- Task brief
Among the entries, find the lines with the string "path" and report them.

##### Provided records

# wangxiaohit/GNNPN-SC

Hardware: AMD Instinct MI355X
Metric: service-composition problems/sec (ML+2PN inference) (higher is better)
Workload: dtype f32-split3xf16 (f32 operands and results; recurrent W_hh.h products: fp32 operands split exactly into 3 x f16, six f16-matrix-core products per term, f32 accumulate; everything else f32 arithmetic)

## Files before the change

### gnnpn-sc_amd/_lib.py

```python
import ctypes
import os
from ctypes import c_char_p, c_double, c_float, c_int, c_int32, c_int64, c_uint32, c_void_p

import torch

_HERE = os.path.dirname(os.path.abspath(__file__))
LIB_PATH = os.environ.get("GNNPN_LIB") or os.path.join(_HERE, "libgnnpn_hip.so")
ABI_VERSION = 9

ACT_NONE, ACT_RELU, ACT_SIGMOID = 0, 1, 2
E_UNSUP = -2
WOA_OK, WOA_ROWS_MISMATCH, WOA_INDEX_ERROR, WOA_NO_SLOTS = 0, 1, 2, 3

_P = c_void_p
_SIGNATURES = {
    "gnnpn_abi_version": (c_int, []),
    "gnnpn_last_error": (c_char_p, []),
    "gnnpn_linear_f32": (c_int, [_P, c_int64, _P, c_int64, _P, _P, _P, c_int, _P, c_int64, c_int64, c_int, c_int, _P]),
    "gnnpn_embed_concat_f32": (c_int, [_P, _P, c_int, c_int, c_int, _P, c_int64, _P]),
    "gnnpn_csr_aggregate_f32": (c_int, [_P, _P, _P, _P, c_int64, _P, _P, _P, _P, c_int, _P, c_int64, c_int32,
                                        c_int32, _P]),
    "gnnpn_csr_aggregate_blocks_f32": (c_int, [_P, _P, _P, _P, c_int64, _P, _P, _P, _P, c_int, _P, c_int64, c_int32,
                                               c_int32, c_int32, _P, _P]),
    "gnnpn_csr_block_row_order": (c_int, [_P, c_int32, c_int32, _P, _P]),
    "gnnpn_csr_tile_plan_geometry": (c_int, [c_int32, c_int32, _P]),
    "gnnpn_csr_tile_plan_rows": (c_int, [_P, _P, _P, c_int32, c_int32, _P, _P, _P, _P, _P, _P]),
    "gnnpn_csr_tile_plan_fill": (c_int, [_P, _P, c_int32, c_int32, _P, _P, _P, _P, c_int64, _P]),
    "gnnpn_csr_aggregate_tiled_f32": (c_int, [_P, _P, _P, _P, _P, c_int64, _P, _P, _P, _P, c_int, _P, c_int64, c_int32, c_int32,
                                              c_int32, _P]),
    "gnnpn_gcn_norm_f32": (c_int, [_P, _P, _P, _P, _P, c_int32, _P]),
    "gnnpn_segment_mean_f32": (c_int, [_P, _P, c_int64, _P, c_int64, c_int32, c_int32, _P]),
    "gnnpn_gin_layer_f32": (c_int, [_P, _P, _P, c_int64, c_int32, _P, _P, _P, _P, _P, c_int32, _P, _P, _P, _P, c_int32, _P, _P, c_int32,
                                    _P, c_int64, c_int64, _P]),
    "gnnpn_split_weights_bytes": (c_int64, [c_int32, c_int32]),
    "gnnpn_lstm_split_weights_bytes": (c_int64, []),
    "gnnpn_lstm_pack_split_weights_f32": (c_int, [_P, _P, _P]),
    "gnnpn_pack_split_weights_f16": (c_int, [_P, c_int64, c_int32, c_int32, _P, _P, _P]),
    "gnnpn_gin_layer_split": (c_int, [_P, _P, _P, c_int64, c_int32, _P, _P, _P, _P, _P, _P, c_int32, _P, _P, _P, _P, _P, c_int32,
                                      _P, _P, _P, c_int32, _P, c_int64, c_int64, _P]),
    "gnnpn_request_branch_f32": (c_int, [_P, c_int32, _P, c_int32, c_int32, _P, _P, _P, c_int32, c_int32, c_int32, _P, c_int32,
                                         _P, _P, _P, _P]),
    "gnnpn_select_candidates": (c_int, [_P, c_int64, _P, _P, _P, _P, _P, _P, _P, c_int32, c_int32, c_int32, _P]),
    "gnnpn_rank_rows": (c_int, [_P, c_int64, _P, c_int32, c_int32, _P]),
    "gnnpn_precision_at_k": (c_int, [_P, c_int64, _P, c_int64, c_int32, c_int32, _P, c_int32, _P, _P]),
    "gnnpn_lstm_encode_f32": (c_int, [c_int, _P, c_int32, c_int32, c_int32, c_int32, c_int32, _P, _P, c_int64, _P]),
    "gnnpn_lstm_encode_workspace_bytes": (c_int64, []),
    "gnnpn_set_option": (c_int, [c_char_p, c_int]),
    "gnnpn_decode_diag": (c_int, [_P, c_int32, c_int32]),
    "gnnpn_coop_reset_staffing": (c_int, []),
    "gnnpn_last_launch_units": (c_int64, []),
    "gnnpn_lds_footprint_kb": (c_int, [c_int]),
    "gnnpn_coop_staffing_count": (c_int, []),
    "gnnpn_bn_train_forward_f32": (c_int, [_P, c_int64, c_int32, _P, _P, c_float, c_float, c_int, _P, _P, _P, _P, _P, _P]),
    "gnnpn_bn_train_backward_f32": (c_int, [_P, _P, _P, _P, _P, c_int64, c_int32, c_int, _P, _P, _P, _P]),
    "gnnpn_bce_sigmoid_f32": (c_int, [_P, _P, c_int64, _P, _P, _P]),
    "gnnpn_dot_f32": (c_int, [_P, _P, c_int64, _P, _P]),
    "gnnpn_embed_grad_f32": (c_int, [_P, c_int64, _P, c_int64, c_int64, c_int32, c_int32, _P, _P]),
    "gnnpn_pointer_decode_f32": (c_int, [c_int, _P, _P, c_float, c_int, c_int32, c_int32, c_int32, c_int32, c_int32,
                                         _P, _P, c_int64, _P]),
    "gnnpn_pointer_decode_workspace_bytes": (c_int64, [c_int32, c_int32, c_int32]),
    "gnnpn_pointer_decode_replicas_f32": (c_int, [_P, _P, c_float, c_int, c_int32, c_int32, c_int32, ctypes.c_uint64, c_int32, c_int32,
                                                  c_int32, _P, _P, c_int64, _P]),
    "gnnpn_replica_seed": (ctypes.c_uint64, [ctypes.c_uint64, c_int32]),
    "gnnpn_best_of_select_f32": (c_int, [c_int32, c_int32, c_int32, _P, _P, _P, _P, _P, _P, _P, _P, _P, _P, _P, _P, _P, _P]),
    "gnnpn_pointer_decode_attn_f32": (c_int, [_P, _P, _P, c_float, c_int, c_int32, c_int32, c_int32, c_int32, _P]),
    "gnnpn_attention_logits_f32": (c_int, [_P, _P, c_int64, _P, c_float, c_int, _P, c_int32, c_int32, c_int32,
                                           c_int32, c_int32, _P]),
    "gnnpn_attention_logits_bahdanau_f32": (c_int, [_P, _P, c_int64, _P, _P, c_float, c_int, _P, c_int32, c_int32, c_int32, c_int32, c_int32, _P]),
    "gnnpn_qos_reward_f32": (c_int, [_P, _P, c_int32, c_int32, c_int, _P]),
    "gnnpn_split3_pieces_f32": (c_int, [_P, c_int64, c_int32, _P, _P, _P, _P]),
    "gnnpn_recurrent_product_f32": (c_int, [_P, _P, c_int32, _P, _P, _P]),
    "gnnpn_gemm_f32": (c_int, [_P, c_int64, c_int, _P, c_int64, c_int, _P, c_int64, c_int64, c_int, c_int, c_int, _P]),
    "gnnpn_colsum_chunks_f32": (c_int, [_P, c_int64, c_int64, c_int32, c_int64, _P, _P]),
    "gnnpn_lstm_train_forward_f32": (c_int, [_P, _P, _P, _P, _P, _P, c_int32, c_int32, c_int32, _P]),
    "gnnpn_decode_train_forward_f32": (c_int, [_P, c_int32, c_int32, c_int32, c_int32, c_float, c_int, _P]),
    "gnnpn_decode_train_backward_f32": (c_int, [_P, _P, _P, _P, _P, _P, _P, c_int32, c_int32, c_int32, c_int32, c_float, c_int, _P]),
    "gnnpn_lstm_train_backward_f32": (c_int, [_P, _P, _P, _P, _P, _P, _P, c_int32, c_int32, c_int32, _P]),
    "gnnpn_decode_attn_train_forward_f32": (c_int, [_P, c_int32, c_int32, c_int32, c_int32, c_float, c_int, _P]),
    "gnnpn_decode_attn_train_backward_f32": (c_int, [_P, _P, _P, _P, _P, _P, _P, c_int32, c_int32, c_int32, c_int32, c_float, c_int, _P]),
    "gnnpn_colsum_f32": (c_int, [_P, c_int64, c_int64, c_int32, _P, _P]),
    "gnnpn_scatter_dx_f32": (c_int, [_P, _P, _P, c_int32, c_int32, c_int32, c_int32, _P]),
    "gnnpn_sumsq_f32": (c_int, [_P, c_int64, _P, _P]),
    "gnnpn_adam_step_f32": (c_int, [_P, _P, _P, _P, c_int64, _P, c_float, c_float, c_float, c_float, c_float, c_int32, _P]),
    "gnnpn_eswoa_f64": (c_int, [c_int32, c_int32, _P, _P, _P, _P, _P, c_int32, c_int32, _P, c_int32, _P, _P, _P, _P, _P]),
    "gnnpn_eswoa_wide_workspace_bytes": (c_int64, [c_int32, c_int32, c_int32]),
    "gnnpn_eswoa_wide_f64": (c_int, [c_int32, c_int32, _P, _P, _P, _P, _P, c_int32, c_int32, _P, _P, c_int64, _P, _P, _P, _P, _P]),
    "gnnpn_eswoa_ragged_workspace_bytes": (c_int64, [c_int32, c_int32, c_int32, c_int32]),
    "gnnpn_eswoa_ragged_f64": (c_int, [c_int32, _P, c_int32, c_int32, c_int32, _P, _P, _P, _P, _P, c_int32, c_int32, _P, c_int32, _P,
                                       c_int64, _P, _P, _P, _P, _P, _P]),
    "gnnpn_woa_candidates_workspace_bytes": (c_int64, [c_int32, c_int32, c_int32]),
    "gnnpn_woa_candidates_count": (c_int, [c_int32, c_int32, _P, c_int32, _P, _P, _P, c_int32, _P, _P, _P, c_int32, c_int32, c_double,
                                           _P, c_int32, c_int32, _P, c_int64, _P, _P, _P, _P, _P, _P]),
    "gnnpn_woa_candidates_fill": (c_int, [c_int32, c_int32, _P, _P, _P, c_int32, _P, c_int64, _P, _P, c_int32, c_int32, _P, _P, _P, _P,
                                          _P]),
    "gnnpn_debug_round5_f64": (c_int, [_P, _P, c_int64, _P]),
    "gnnpn_debug_cell_activations": (c_int, [_P, _P, _P, c_int64, _P]),
    "gnnpn_debug_lds_interferer": (c_int, [c_int32, c_int32, c_int32, _P]),
    "gnnpn_gate_wait": (c_int, [_P, c_uint32, c_int32, _P]),
    "gnnpn_debug_mfma_f16": (c_int, [_P, _P, _P, _P, _P]),
}
EXPORTS = tuple(_SIGNATURES)
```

##########

- Task solution
_HERE = os.path.dirname(os.path.abspath(__file__))
LIB_PATH = os.environ.get("GNNPN_LIB") or os.path.join(_HERE, "libgnnpn_hip.so")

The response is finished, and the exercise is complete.